Your answer should be a single number: how many lines in the data below hold the string "shown".

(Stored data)
= Beginning of Section =
__device__ __forceinline__ void march_ahead_wave(const RenderArgs& ra, float bound, const Ctl& ctl, const uint32_t* coarse) {
    const uint32_t lane = threadIdx.x & 63u;
    const uint32_t entry = blockIdx.x * 4u + (threadIdx.x >> 6);
    if (entry >= ctl.n_alive) return;
    const uint32_t n_step = ctl.n_step, spec = ctl.spec;
    const int32_t ray = ra.alive_in[entry];
    Dda dda;
    dda.init(ra.rays_o + (size_t)ray * 3, ra.rays_d + (size_t)ray * 3, ra.bitfield, bound, 0.0f, ra.max_steps, ra.cascade, ra.grid_size);
    dda.init_lin(ra.bitfield_lin, ra.log_grid, ra.block_jump != 0);
    const float t_c = ra.rays_t[ray], far = ra.fars[ray];
    float t_march = t_c;
    if (ra.perturb) {
        Pcg32 rng = ra.rng;
// ... 162 lines not shown
    if (ctl.spec) {
        uint32_t* exhausted = reinterpret_cast<uint32_t*>(smem);
        if (threadIdx.x < kSpecK) {
            uint32_t d = 0;
            for (int sh = 0; sh < kDeathShards; sh++) d += ra.death_shards[(size_t)kDeathShards * kSpecK + sh * kSpecK + threadIdx.x];
            exhausted[threadIdx.x] = d;
        }
        __syncthreads();
        truncate_launch(ctl, exhausted, ra.n_rays);
        __syncthreads();
    }
    const uint32_t n_alive = ctl.n_alive, n_step = ctl.n_step;
    const uint32_t spec = ctl.spec;
    const uint32_t W = item_width(n_alive, ra.wave_slots);
    const uint32_t n_chunks = (n_alive + W - 1) / W;

    const size_t w_bytes = net_w_bytes_f16(na);
    _Float16* Wlds = reinterpret_cast<_Float16*>(smem);
    LevelTab* lt = reinterpret_cast<LevelTab*>(smem + w_bytes);
    WaveSlab* slabs = reinterpret_cast<WaveSlab*>(smem + w_bytes + sizeof(LevelTab));
    stage_block(na, lv, Wlds, lt, w_bytes);

    const uint32_t lane = threadIdx.x & 63, wid = threadIdx.x >> 6, c = lane & 15;
    WaveSlab& S = slabs[wid];
    unsigned long long ts0 = 0, ts1 = 0;
#define NGP_STAMP(idx)                                                                  \
    if (ra.stamps) {                                                                    \
        ts1 = __builtin_amdgcn_s_memtime();                                             \
        if (lane == 0) atomicAdd(ra.stamps + (idx), ts1 - ts0);                         \
        ts0 = ts1;                                                                      \
// ... 127 lines not shown
                }
                if (lane < 16 && valid) {
                    S.sig[slot] = na.density_scale * sg;
                    S.rg[slot] = (uint32_t)__builtin_bit_cast(uint16_t, (_Float16)r) | ((uint32_t)__builtin_bit_cast(uint16_t, (_Float16)g) << 16);
                    S.b[slot] = (uint32_t)__builtin_bit_cast(uint16_t, (_Float16)b);
                }
            }
            if (ra.stamps && lane == 0) {
                atomicAdd(ra.stamps + 8, sub_a); atomicAdd(ra.stamps + 9, sub_b); atomicAdd(ra.stamps + 10, sub_n); atomicAdd(ra.stamps + 11, sub_f);
            }
            NGP_STAMP(1)
            if (running) {
                uint32_t k = 0;
                for (; k < cnt; k++) {
                    const uint32_t slot = lane * kCh + k;
                    const float dt = S.dt[slot];
                    const float t_after = S.t[slot] + dt;
                    const float delta1 = t_after - last_t;
                    last_t = t_after;
                    const float sg = S.sig[slot];
                    const uint32_t rg = S.rg[slot];
                    const float sr = (float)__builtin_bit_cast(_Float16, (uint16_t)(rg & 0xffffu));
                    const float sgc = (float)__builtin_bit_cast(_Float16, (uint16_t)(rg >> 16));
                    const float sb = (float)__builtin_bit_cast(_Float16, (uint16_t)(S.b[slot] & 0xffffu));
                    const float alpha = 1.0f - expf(-sg * dt);
                    const float T = 1 - ws;
                    const float w = alpha * T;
                    ws += w;
                    t_c += delta1;
                    dep = fmaf(w, t_c, dep);
                    cr = fmaf(w, sr, cr); cg = fmaf(w, sgc, cg); cb = fmaf(w, sb, cb);
                    if (spec && (s0 + k + 1) % spec == 0) last_t = t_c;
                    if ((double)T < 1e-4) break;
                }
                steps_done += k;
                if (k < want) running = false;
            } else if (do_march && cnt) {
                last_t = S.t[lane * kCh + cnt - 1] + S.dt[lane * kCh + cnt - 1];
            }
            if (ra.last_sigmas && active && !spec) {
                for (uint32_t k = 0; k < want; k++) {
                    const uint32_t slot = lane * kCh + k;
                    if (k < cnt)
                        dump_row(ra, entry, ray, n_step, s0 + k, S.sig[slot], (float)__builtin_bit_cast(_Float16, (uint16_t)(S.rg[slot] & 0xffffu)),
                                 (float)__builtin_bit_cast(_Float16, (uint16_t)(S.rg[slot] >> 16)),
                                 (float)__builtin_bit_cast(_Float16, (uint16_t)(S.b[slot] & 0xffffu)));
                    else
                        dump_row(ra, entry, ray, n_step, s0 + k, ra.pad_sigma, ra.pad_r, ra.pad_g, ra.pad_b);
                }
            }
            NGP_STAMP(2)
            if (!ra.last_sigmas && !__any(running)) break;
        }

        const bool survive = active && running && steps_done == n_step;
        if (active) {
            if (survive) ra.rays_t[ray] = t_c;
            if (ra.sample_hash) {
                const uint32_t entered = (spec && !survive) ? (steps_done / spec + 1) * spec : n_step;
                const uint32_t n_hash = emitted < entered ? emitted : entered;
                uint32_t hsh = ra.sample_hash[ray];
                float lm = t_start, gtc = t_c0;
                for (uint32_t i = 0; i < n_hash; i++) {
                    const float2 v = marched[(size_t)i * 64];
                    const float ta = v.x + v.y, d1 = ta - lm;
                    lm = ta;
                    hsh = (hsh ^ __float_as_uint(v.y)) * 16777619u;
                    hsh = (hsh ^ __float_as_uint(d1)) * 16777619u;
                    gtc += d1;
                    if (spec && (i + 1) % spec == 0) lm = gtc;
                }
                ra.sample_hash[ray] = hsh;
            }
            ra.weights_sum[ray] = ws; ra.depth[ray] = dep;
            ra.image[(size_t)ray * 3] = cr; ra.image[(size_t)ray * 3 + 1] = cg; ra.image[(size_t)ray * 3 + 2] = cb;
        }
        const bool slow = ra.sort_slow && survive && slow_next;
        const unsigned long long ball_f = __ballot(survive && !slow), ball_s = __ballot(survive && slow);
        const unsigned long long lt_mask = (1ull << lane) - 1ull;
        if (survive && !slow) ra.staging[(size_t)first_entry + (uint32_t)__popcll(ball_f & lt_mask)] = ray;
        if (survive && slow) ra.staging[(size_t)first_entry + W - 1 - (uint32_t)__popcll(ball_s & lt_mask)] = ray;
        if (lane == 0) ra.chunk_count[chunk] = (uint32_t)__popcll(ball_f) | ((uint32_t)__popcll(ball_s) << 16);
        if (spec) {
            const uint32_t ds = ((blockIdx.x * kWaves + wid) % kDeathShards) * kSpecK;
            for (uint32_t m = 0; m < n_step / spec; m++) {
                const uint32_t cdead = (uint32_t)__popcll(__ballot(active && !survive && steps_done / spec == m));
                if (lane == 0 && cdead) atomicAdd(&ra.death_shards[ds + m], cdead);
            }
        }
        {
            const uint32_t entered = (spec && !survive) ? (steps_done / spec + 1) * spec : n_step;
            uint32_t rm = active ? (emitted < entered ? emitted : entered) : 0u;
#pragma unroll
            for (int off = 32; off > 0; off >>= 1) rm += __shfl_xor(rm, off, 64);
            wave_samples = rm;
        }
        wave_total += wave_samples;
        if (ra.dump_iter && active) ra.dump_iter[ray] = ctl.iters;
        if (ra.last_sigmas && !ra.dump_rec && !spec && chunk == n_chunks - 1) {
            for (uint32_t i = lane; i < 128; i += 64) {
                const size_t row = (size_t)n_alive * n_step + i;
                ra.last_sigmas[row] = ra.pad_sigma;
// ... 10 lines not shown
                                               uint32_t call_tag = 0) {
    if (!host_slot) return;
    if (n.done && fin) {
        const unsigned long long tag = (unsigned long long)(0x8000u | (call_tag & 0x7FFFu)) << 48;
        __hip_atomic_store(fin + 0, tag | (n.samples_marched & 0xFFFFFFFFFFFFull), __ATOMIC_RELAXED, __HIP_MEMORY_SCOPE_SYSTEM);
        __hip_atomic_store(fin + 1, tag | (n.samples_slots & 0xFFFFFFFFFFFFull), __ATOMIC_RELAXED, __HIP_MEMORY_SCOPE_SYSTEM);
        __hip_atomic_store(fin + 2, tag | ((unsigned long long)(n.iters & 0xFFFFFFu) << 24) | (n.rollbacks & 0xFFFFFFu), __ATOMIC_RELAXED,
                           __HIP_MEMORY_SCOPE_SYSTEM);
        __hip_atomic_store(fin + 3, tag | ((unsigned long long)n.last_n_alive << 8) | (n.last_n_step & 0xFFu), __ATOMIC_RELAXED,
                           __HIP_MEMORY_SCOPE_SYSTEM);
    }
    const unsigned long long w = ((unsigned long long)seq << 32) | ((unsigned long long)(n.done ? 1u : 0u) << 31) | (n.n_alive & 0x7FFFFFFFu);
    __hip_atomic_store(host_slot, w, __ATOMIC_RELAXED, __HIP_MEMORY_SCOPE_SYSTEM);
}
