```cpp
void ensure_csc(sg_ctx* ctx, sg_net* net);
void ensure_links(sg_ctx* ctx, sg_net* net);
std::string node_name(const sg_net* net, uint32_t idx);
void launch_zero2(sg_ctx* ctx, uint32_t* a, uint32_t na, uint32_t* b, uint32_t nb);

constexpr int WORK_SHARDS = 64;
void shortest_paths_slab(sg_ctx* ctx, sg_net* net, const uint32_t* d_used, uint32_t n_used, uint32_t row_begin,
                         uint32_t row_end, uint64_t* out_lat, float* out_loss);
void run_wide(sg_ctx* ctx, sg_net* net, const uint32_t* d_used, uint32_t n_used, const std::vector<uint32_t>& rows,
              uint32_t out_row0, uint64_t* out_lat, float* out_loss);

struct SsspDevPlan {
  int n_phase = 0;
  uint32_t* list = nullptr;
  uint32_t* ub_row = nullptr;
  uint32_t* ub_w = nullptr;
  uint32_t* ctl = nullptr;
  uint32_t* ctr = nullptr;
  const SsspChainDesc* chain = nullptr;
  bool landmarks = false;
  unsigned rows_grid = 0;
  bool bounds_deferred = false;
  const uint32_t* rel = nullptr;
  const uint8_t* phase_of = nullptr;
};
constexpr int SSSP_PHASES_MAX = 6;
SsspDevPlan sssp_device_plan(sg_ctx* ctx, sg_net* net, const uint32_t* d_used, uint32_t n_used, uint32_t row_begin,
                             uint32_t row_end, int n_phase, int kb, bool exact, int hops, uint32_t n_land,
                             uint32_t* zero_rows = nullptr, uint32_t* zero_rows2 = nullptr, bool chain = false,
                             bool chain_exact = false, bool defer_bounds = false);
void sssp_plan_bounds_side(sg_ctx* ctx, const sg_net* net, const SsspDevPlan& p, const uint32_t* d_used,
                           uint32_t row_begin, uint32_t row_end, int kb, bool exact, int hops);
const SsspChainDesc* sssp_plain_rel(sg_ctx* ctx, const sg_net* net, const uint32_t* d_used, uint32_t row_begin,
                                    uint32_t row_end, uint32_t* zero_rows, uint32_t* claim, uint32_t* zero_ctr,
                                    bool chain_exact);
void sssp_landmark_bounds(sg_ctx* ctx, const SsspDevPlan& p, uint32_t n_used, uint32_t row_begin,
                          const uint64_t* out_lat, const uint32_t* sat_row, int kb);

}
// ... 1 lines not shown
```

### shadow_amd/csrc/sg_routing.hip

```cpp
#include <algorithm>
#include <cstring>
#include <string>
#include <vector>

#include "sg_device.h"
#include "sg_internal.h"
#include "sg_knobs.h"

namespace sg {

__global__ void k_self_check(const uint32_t* __restrict__ used, uint32_t n_used,
                             const uint32_t* __restrict__ self_cnt,
                             unsigned long long* __restrict__ first) {
  for (uint32_t j = blockIdx.x * blockDim.x + threadIdx.x; j < n_used; j += gridDim.x * blockDim.x) {
    uint32_t c = self_cnt[used[j]];
    if (c != 1) atomicMin(first, ((unsigned long long)j << 1) | (c > 1 ? 1ull : 0ull));
  }
}

__global__ void __launch_bounds__(1024) k_build_finish(const uint32_t* __restrict__ sat, uint32_t rows,
                                                       const uint32_t* __restrict__ used, uint32_t n_used,
                                                       const uint32_t* __restrict__ self_cnt, uint32_t* __restrict__ ret,
                                                       int count_flags) {
  constexpr int G = 8;
// ... 288 lines not shown
  bool chain;
  bool overlap;
};
static LdsKnobs lds_knobs(const sg_ctx* ctx, const sg_net* net, uint32_t n_used, uint32_t rows) {
  LdsKnobs k;
  k.delta = (uint32_t)std::min(4294967295.0, std::max(1.0, knob_double("SG_APSP_DELTA", 4294967295.0)));
  k.diag = knob_int("SG_SSSP_DIAG", 0) != 0;
  const int seeds_env = knob_int("SG_SSSP_SEEDS", 1);
  const int flag_env = knob_int("SG_SSSP_FLAGGED", -1);
  const bool few_rows = rows < 6u * (uint32_t)std::max(1, ctx->n_cu);
  k.flagged = seeds_env != 0 && (flag_env == 1 || (flag_env < 0 && rows < n_used && !few_rows));
  k.phased = !k.flagged && seeds_env != 0 && (seeds_env == 2 || rows >= 8u * (uint32_t)ctx->n_cu);
  const bool chain = !knob_off("SG_SSSP_CHAIN") && !net->directed && !k.flagged;
  const uint32_t per_cu = rows / std::max(1, ctx->n_cu);
  k.n_phase = knob_int("SG_SSSP_PHASES", per_cu >= 16 && !chain ? 3 : 2, 2, SSSP_PHASES_MAX);
  k.kb = knob_int("SG_SSSP_BOUNDS", 2, 1, SSSP_KB_MAX);
  k.exact = knob_int("SG_SSSP_EXACT", 1) != 0 && n_used == net->n_nodes;
  k.hops = knob_int("SG_SSSP_HOPS", 3, 1, 3);
  const int land_env = knob_int("SG_SSSP_LANDMARKS", 0);
  k.n_land = net->directed || land_env <= 0 ? 0u : (uint32_t)land_env;
  k.chain = chain;
  k.overlap = build_fused();
  return k;
}
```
= End of Section =
■ **Reply**:
5